> _REQUIRED WORK_
In the data, find the word "ShaMid" and copy out every line that has it.
EXTRACTED RECORDS: Begin
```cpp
__device__ __forceinline__ void sha_round(ShaRegs& r, uint32_t kw) {
  const uint32_t S1 = xor3(rotr32(r.e, 6), rotr32(r.e, 11), rotr32(r.e, 25));
  const uint32_t ch = (r.e & r.f) | (~r.e & r.g);
  const uint32_t t1 = r.h + S1 + ch + kw;
  const uint32_t S0 = xor3(rotr32(r.a, 2), rotr32(r.a, 13), rotr32(r.a, 22));
  const uint32_t t2 = S0 + maj3(r.a, r.b, r.c);
  r.h = r.g; r.g = r.f; r.f = r.e; r.e = r.d + t1; r.d = r.c; r.c = r.b; r.b = r.a; r.a = t1 + t2;
}

template <int START>
__device__ __forceinline__ void sha256_compress_from(uint32_t (&st)[8], const ShaRegs& r0, uint32_t (&w)[16]) {
  ShaRegs r = r0;
#pragma unroll
  for (int i = START; i < 16; i++) sha_round(r, w[i] + kSha256K[i]);
#pragma unroll 1
  for (int base = 16; base < 64; base += 16) {
#pragma unroll
    for (int j = 0; j < 16; j++) {
      const uint32_t w15 = w[(j + 1) & 15], w2 = w[(j + 14) & 15];
      const uint32_t s0 = xor3(rotr32(w15, 7), rotr32(w15, 18), w15 >> 3);
      const uint32_t s1 = xor3(rotr32(w2, 17), rotr32(w2, 19), w2 >> 10);
      const uint32_t wi = w[j] + s0 + w[(j + 9) & 15] + s1;
      w[j] = wi;
      sha_round(r, wi + kSha256K[base + j]);
    }
  }
  st[0] += r.a; st[1] += r.b; st[2] += r.c; st[3] += r.d;
  st[4] += r.e; st[5] += r.f; st[6] += r.g; st[7] += r.h;
}

__device__ __forceinline__ void sha256_compress(uint32_t (&st)[8], uint32_t (&w)[16]) {
  sha256_compress_from<0>(st, ShaRegs{st[0], st[1], st[2], st[3], st[4], st[5], st[6], st[7]}, w);
}

__device__ __forceinline__ void sha256_compress_unrolled(uint32_t (&st)[8], uint32_t (&w)[16]) {
  ShaRegs r{st[0], st[1], st[2], st[3], st[4], st[5], st[6], st[7]};
#pragma unroll
  for (int i = 0; i < 16; i++) sha_round(r, w[i] + kSha256K[i]);
#pragma unroll
  for (int i = 16; i < 64; i++) {
    const int j = i & 15;
    const uint32_t w15 = w[(j + 1) & 15], w2 = w[(j + 14) & 15];
    const uint32_t s0 = xor3(rotr32(w15, 7), rotr32(w15, 18), w15 >> 3);
    const uint32_t s1 = xor3(rotr32(w2, 17), rotr32(w2, 19), w2 >> 10);
    const uint32_t wi = w[j] + s0 + w[(j + 9) & 15] + s1;
    w[j] = wi;
    sha_round(r, wi + kSha256K[i]);
  }
  st[0] += r.a; st[1] += r.b; st[2] += r.c; st[3] += r.d;
  st[4] += r.e; st[5] += r.f; st[6] += r.g; st[7] += r.h;
}

struct ShaMid {
  uint32_t v[8];
};
constexpr uint32_t kShaKc[64] = {
    0x428a2f98u, 0x71374491u, 0xb5c0fbcfu, 0xe9b5dba5u, 0x3956c25bu, 0x59f111f1u, 0x923f82a4u, 0xab1c5ed5u,
    0xd807aa98u, 0x12835b01u, 0x243185beu, 0x550c7dc3u, 0x72be5d74u, 0x80deb1feu, 0x9bdc06a7u, 0xc19bf174u};
constexpr uint32_t c_rotr(uint32_t x, int n) { return (x >> n) | (x << (32 - n)); }
constexpr ShaMid sha_midstate(const uint32_t* w, int n) {
  uint32_t a = 0x6a09e667u, b = 0xbb67ae85u, c = 0x3c6ef372u, d = 0xa54ff53au;
  uint32_t e = 0x510e527fu, f = 0x9b05688cu, g = 0x1f83d9abu, h = 0x5be0cd19u;
  for (int i = 0; i < n; i++) {
    const uint32_t t1 = h + (c_rotr(e, 6) ^ c_rotr(e, 11) ^ c_rotr(e, 25)) + ((e & f) ^ (~e & g)) + kShaKc[i] + w[i];
    const uint32_t t2 = (c_rotr(a, 2) ^ c_rotr(a, 13) ^ c_rotr(a, 22)) + ((a & b) ^ (a & c) ^ (b & c));
    h = g; g = f; f = e; e = d + t1; d = c; c = b; b = a; a = t1 + t2;
  }
  return ShaMid{{a, b, c, d, e, f, g, h}};
}
__device__ __forceinline__ ShaRegs mid_regs(const ShaMid& m) {
  return ShaRegs{m.v[0], m.v[1], m.v[2], m.v[3], m.v[4], m.v[5], m.v[6], m.v[7]};
}

__device__ __forceinline__ void sha256_init(uint32_t (&st)[8]) {
  st[0] = 0x6a09e667u; st[1] = 0xbb67ae85u; st[2] = 0x3c6ef372u; st[3] = 0xa54ff53au;
  st[4] = 0x510e527fu; st[5] = 0x9b05688cu; st[6] = 0x1f83d9abu; st[7] = 0x5be0cd19u;
}

__device__ __forceinline__ uint32_t perm(uint32_t s0, uint32_t s1, uint32_t sel) {
  return __builtin_amdgcn_perm(s0, s1, sel);
}

}
```

Before: 22780 squares/s.

## Split NMT levels into Q0 and parity trees with constant-folded parity hashing

Nodes whose subtree lies entirely in parity shares have a fixed max-namespace prefix. They are now stored as bare 32-byte digests in a separate buffer and hashed with a specialized SHA-256 that uses precomputed constant message words, a midstate and constant folding. Original-data (Q0) nodes keep the full node path. The level kernels process both kinds in one launch and the root level rebuilds full parity records. This cuts memory traffic and SHA work for three quarters of the tree nodes, at the cost of more complex indexing and new constants (kNodeParMid) whose correctness must match the reference.

```diff
diff --git a/celestia-app_amd/csrc/nmt_device.hpp b/celestia-app_amd/csrc/nmt_device.hpp
--- a/celestia-app_amd/csrc/nmt_device.hpp
+++ b/celestia-app_amd/csrc/nmt_device.hpp
@@ -232,6 +232,80 @@
 }
 
 
+constexpr uint32_t kParNodeWords[48] = {
+    0x01FFFFFFu, 0xFFFFFFFFu, 0xFFFFFFFFu, 0xFFFFFFFFu, 0xFFFFFFFFu, 0xFFFFFFFFu, 0xFFFFFFFFu, 0xFFFFFFFFu,
+    0xFFFFFFFFu, 0xFFFFFFFFu, 0xFFFFFFFFu, 0xFFFFFFFFu, 0xFFFFFFFFu, 0xFFFFFFFFu, 0xFFFFFF00u, 0x00000000u,
+    0x00000000u, 0x00000000u, 0x00000000u, 0x00000000u, 0x00000000u, 0x00000000u, 0x000000FFu, 0xFFFFFFFFu,
+    0xFFFFFFFFu, 0xFFFFFFFFu, 0xFFFFFFFFu, 0xFFFFFFFFu, 0xFFFFFFFFu, 0xFFFFFFFFu, 0xFFFFFFFFu, 0xFFFFFFFFu,
+    0xFFFFFFFFu, 0xFFFFFFFFu, 0xFFFFFFFFu, 0xFFFFFFFFu, 0xFFFFFFFFu, 0xFF000000u, 0x00000000u, 0x00000000u,
+    0x00000000u, 0x00000000u, 0x00000000u, 0x00000000u, 0x00000000u, 0x00800000u, 0x00000000u, 181u * 8u};
+
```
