__device__ __forceinline__ void rounds(uint32_t h[8], const uint32_t* lds, int slot, uint32_t lane,
                                       const u32x4& k0, const u32x4& k1) {
    uint32_t a = h[0], b = h[1], c = h[2], d = h[3], e = h[4], f = h[5], g = h[6];
    uint32_t hk = h[7] + k0[0], hl = 0;
    u32x4 kw = k0, nkw = k1, nnkw = k1;
#pragma unroll
    for (int q = 0; q < 16; ++q) {
        if (q + 2 < 16) nnkw = *reinterpret_cast<const u32x4*>(lds + kw_index(slot, q + 2, lane));
        sha_quad(a, b, c, d, e, f, g, hk, kw[1], kw[2], kw[3], q + 1 < 16 ? nkw[0] : 0u, hl);
        kw = nkw;
        nkw = nnkw;
    }
    h[0] += a; h[1] += b; h[2] += c; h[3] += d; h[4] += e; h[5] += f; h[6] += g; h[7] += hl;
}

__device__ __forceinline__ u32x4 kw_quad(const uint32_t* lds, int slot, int q, uint32_t lane) {
    return *reinterpret_cast<const u32x4*>(lds + kw_index(slot, q, lane));
}

__device__ __forceinline__ bool two_lane_is_e(uint32_t lane) { return (lane >> 3) & 1; }
__device__ __forceinline__ uint32_t two_lane_stream(uint32_t lane) {
    return (lane >> 4) * 8 + (two_lane_is_e(lane) ? 7 - (lane & 7) : (lane & 7));
}

#define KRK_SHA2_ROUND(X0, X1, X2, NX, WN)                                              \
    "v_add_u32_dpp %[p], %[" #X1 "], %[z] row_mirror row_mask:0xf bank_mask:0xf\n\t"    \
    "v_alignbit_b32 %[t1], %[" #X0 "], %[" #X0 "], %[r1]\n\t"                          \
    "v_alignbit_b32 %[t2], %[" #X0 "], %[" #X0 "], %[r2]\n\t"                          \
    "v_alignbit_b32 %[t3], %[" #X0 "], %[" #X0 "], %[r3]\n\t"                          \
    "v_bitop3_b32 %[k], %[" #X0 "], %[" #X1 "], %[ma] bitop3:0x2d\n\t"                 \
    "v_bitop3_b32 %[t1], %[t1], %[t2], %[t3] bitop3:0x96\n\t"                          \
    "v_bitop3_b32 %[k], %[k], %[" #X2 "], %[" #X1 "] bitop3:0xca\n\t"                  \
    "v_xad_u32 %[z], %[" #X2 "], %[ma], %[" #WN "]\n\t"                                \
    "v_add3_u32 %[" #NX "], %[t1], %[k], %[p]\n\t"

struct TwoLaneConst {
    uint32_t r1, r2, r3, ma, one_a;
};

#define KRK_SHA2_OPERANDS                                                                             \
    : [t1] "=&v"(t1), [t2] "=&v"(t2), [t3] "=&v"(t3), [k] "=&v"(kk), [p] "=&v"(p), [z] "+v"(z),       \
      [R0] "+v"(R0), [R1] "+v"(R1), [R2] "+v"(R2), [R3] "+v"(R3)
#define KRK_SHA2_CONSTS [r1] "v"(c.r1), [r2] "v"(c.r2), [r3] "v"(c.r3), [ma] "v"(c.ma)

#define KRK_SHA8_ROUND(X0, X1, X2, NX, WN)                                                   \
    "v_alignbit_b32 %[t1], %[" #X0 "], %[" #X0 "], %[r1]\n\t"                               \
    "v_bitop3_b32 %[k], %[" #X0 "], %[" #X1 "], %[ma] bitop3:0x2d\n\t"                      \
    "v_bitop3_b32 %[k], %[k], %[" #X2 "], %[" #X1 "] bitop3:0xca\n\t"                       \
    "v_xor_b32_dpp %[t2], %[t1], %[t1] quad_perm:[1,2,0,3] row_mask:0xf bank_mask:0xf\n\t"  \
    "v_xor_b32_dpp %[t2], %[t1], %[t2] quad_perm:[2,0,1,3] row_mask:0xf bank_mask:0xf\n\t"  \
    "v_add_u32_dpp %[p], %[" #X1 "], %[z] row_ror:8 row_mask:0xf bank_mask:0xf\n\t"          \
    "v_xad_u32 %[z], %[" #X2 "], %[ma], %[" #WN "]\n\t"                                     \
    "v_add3_u32 %[" #NX "], %[t2], %[k], %[p]\n\t"
#define KRK_SHA8_OPERANDS                                                                    \
    : [t1] "=&v"(t1), [t2] "=&v"(t2), [k] "=&v"(kk), [p] "=&v"(p), [z] "+v"(z), [R0] "+v"(R0), \
      [R1] "+v"(R1), [R2] "+v"(R2), [R3] "+v"(R3)
#define KRK_SHA8_CONSTS [r1] "v"(c.r1), [ma] "v"(c.ma)

__device__ __forceinline__ void sha2_quad(uint32_t& R0, uint32_t& R1, uint32_t& R2, uint32_t& R3, uint32_t& z,
                                          const TwoLaneConst& c, uint32_t w1, uint32_t w2, uint32_t w3,
                                          uint32_t w4) {
    uint32_t t1, t2, t3, kk, p;
    asm volatile(KRK_SHA2_ROUND(R0, R3, R2, R1, w1)
                 KRK_SHA2_ROUND(R1, R0, R3, R2, w2)
                 KRK_SHA2_ROUND(R2, R1, R0, R3, w3)
                 KRK_SHA2_ROUND(R3, R2, R1, R0, w4)
                 KRK_SHA2_OPERANDS
                 : KRK_SHA2_CONSTS, [w1] "v"(w1), [w2] "v"(w2), [w3] "v"(w3), [w4] "v"(w4));
    (void)t3;
}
EXTRACTED RECORDS: End
> _RESPONSE AREA_
struct ShaMid {
constexpr ShaMid sha_midstate(const uint32_t* w, int n) {
  return ShaMid{{a, b, c, d, e, f, g, h}};
__device__ __forceinline__ ShaRegs mid_regs(const ShaMid& m) {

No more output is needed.